## PROBLEM TO SOLVE:
Please copy each line below that contains the word "InferenceSession".

## SOURCE RECORDS:
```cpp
int32_t llm_infer_next_token_greedy(llm_model *m, llm_session *s) {
    if (s->s->n_past + 1 >= m->llama->params.context_size) {
        fprintf(stderr, "llm_infer_next_token: InferenceError::ContextFull\n");
        abort();
    }
    const double t0 = llm::InferenceSession::now_ns();
    const std::vector<float> &l = s->s->last_logits;
    const llm::TokenId next = (llm::TokenId)argmax_first(l.data(), l.size());
    s->s->tokens.push_back(next);
    llm::OutputRequest req;
    const double t1 = llm::InferenceSession::now_ns();
    model_evaluate(m, s, std::vector<llm::TokenId>{next}, req);
    llm::InferenceSession::host_ns_add(5, t1 - t0);
    llm::InferenceSession::host_ns_add(6, llm::InferenceSession::now_ns() - t1);
    return next;
}
int32_t llm_infer_next_token_topk(llm_model *m, llm_session *s, int k, float temperature, uint64_t *rng, int device_topk) {
    if (s->s->n_past + 1 >= m->llama->params.context_size) {
        fprintf(stderr, "llm_infer_next_token_topk: InferenceError::ContextFull\n");
        abort();
    }
    const size_t V = s->s->last_logits.size();
    if (k < 1 || (size_t)k > V || !rng) return -1;
    const std::vector<llm::TokenId> &hist = s->s->tokens;
    std::vector<int32_t> window;
    for (size_t i = hist.size() > 64 ? hist.size() - 64 : 0; i < hist.size(); i++)
        if (std::find(window.begin(), window.end(), (int32_t)hist[i]) == window.end()) window.push_back((int32_t)hist[i]);
    std::vector<float> vals(k + window.size());
    std::vector<int32_t> ids(k + window.size());
    if (device_topk) {
        if (llm_session_topk(s, k, window.empty() ? nullptr : window.data(), (int)window.size(), vals.data(), ids.data()) != 0) return -1;
    } else {
        const std::vector<float> &l = s->s->last_logits;
        std::vector<int32_t> order(V);
        for (size_t i = 0; i < V; i++) order[i] = (int32_t)i;
        std::partial_sort(order.begin(), order.begin() + k, order.end(),
                          [&](int32_t a, int32_t b) { return l[a] > l[b] || (l[a] == l[b] && a < b); });
        for (int i = 0; i < k; i++) { ids[i] = order[i]; vals[i] = l[order[i]]; }
        for (size_t i = 0; i < window.size(); i++) { ids[k + i] = window[i]; vals[k + i] = l[window[i]]; }
    }
    struct Cand { float v; int32_t id; };
    std::vector<Cand> c;
    for (size_t i = 0; i < ids.size(); i++) {
        bool dup = false;
        for (auto &x : c) dup = dup || x.id == ids[i];
        if (dup) continue;
        float v = vals[i];
        if (std::find(window.begin(), window.end(), ids[i]) != window.end()) v = v > 0.0f ? v / 1.30f : v * 1.30f;
        c.push_back({v, ids[i]});
    }
    std::sort(c.begin(), c.end(), [](const Cand &a, const Cand &b) { return a.v > b.v || (a.v == b.v && a.id < b.id); });
    if (c.size() > (size_t)k) c.resize(k);
    double sum = 0.0;
    std::vector<double> pr(c.size());
    for (size_t i = 0; i < c.size(); i++) sum += (pr[i] = std::exp((double)(c[i].v - c[0].v) / (double)temperature));
    uint64_t x = *rng;
    x ^= x >> 12; x ^= x << 25; x ^= x >> 27;
    *rng = x;
    const double u = (double)((x * 0x2545F4914F6CDD1Dull) >> 11) / 9007199254740992.0 * sum;
    double acc = 0.0;
    llm::TokenId next = (llm::TokenId)c.back().id;
    for (size_t i = 0; i < c.size(); i++) {
        acc += pr[i];
        if (u < acc) { next = (llm::TokenId)c[i].id; break; }
    }
    s->s->tokens.push_back(next);
    llm::OutputRequest req;
    req.logits_on_device = device_topk != 0;
    model_evaluate(m, s, std::vector<llm::TokenId>{next}, req);
    return next;
}
int llm_infer_tokens_greedy_device(llm_model *m, llm_session *s, int n, int32_t *out) {
    if (n < 1) return 0;
    if (s->s->n_past + (size_t)n >= m->llama->params.context_size) {
        fprintf(stderr, "llm_infer_tokens_greedy_device: InferenceError::ContextFull\n");
        abort();
    }
    int done = 0;
    for (int attempt = 0; attempt < 2 && done < n; attempt++) {
        if (m->stages.empty() && s->s->last_graph &&
            ggml_hip_decode_greedy_chain(s->s->last_graph, n - done, out + done, s->s->last_logits.data()) == 0) {
            s->s->advance_device_chain((const llm::TokenId *)(out + done), (size_t)(n - done));
            return n;
        }
        out[done++] = llm_infer_next_token_greedy(m, s);
    }
    for (; done < n; done++) out[done] = llm_infer_next_token_greedy(m, s);
    return n;
}
int llm_evaluate_batch_via(llm_batch_entry entry, llm_model *m, llm_session *const *sessions, const int32_t *tokens, int B, float *logits) {
    if (!m || !sessions || !tokens || B < 1) return -1;
    if (!m->stages.empty() || !m->llama->is_first() || !m->llama->is_last()) return -1;
    const size_t V = m->llama->hyperparameters.n_vocab;
    for (int i = 0; i < B; i++) {
// ... 346 lines not shown
```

## RESULT:
    const double t0 = llm::InferenceSession::now_ns();
    const double t1 = llm::InferenceSession::now_ns();
    llm::InferenceSession::host_ns_add(5, t1 - t0);
    llm::InferenceSession::host_ns_add(6, llm::InferenceSession::now_ns() - t1);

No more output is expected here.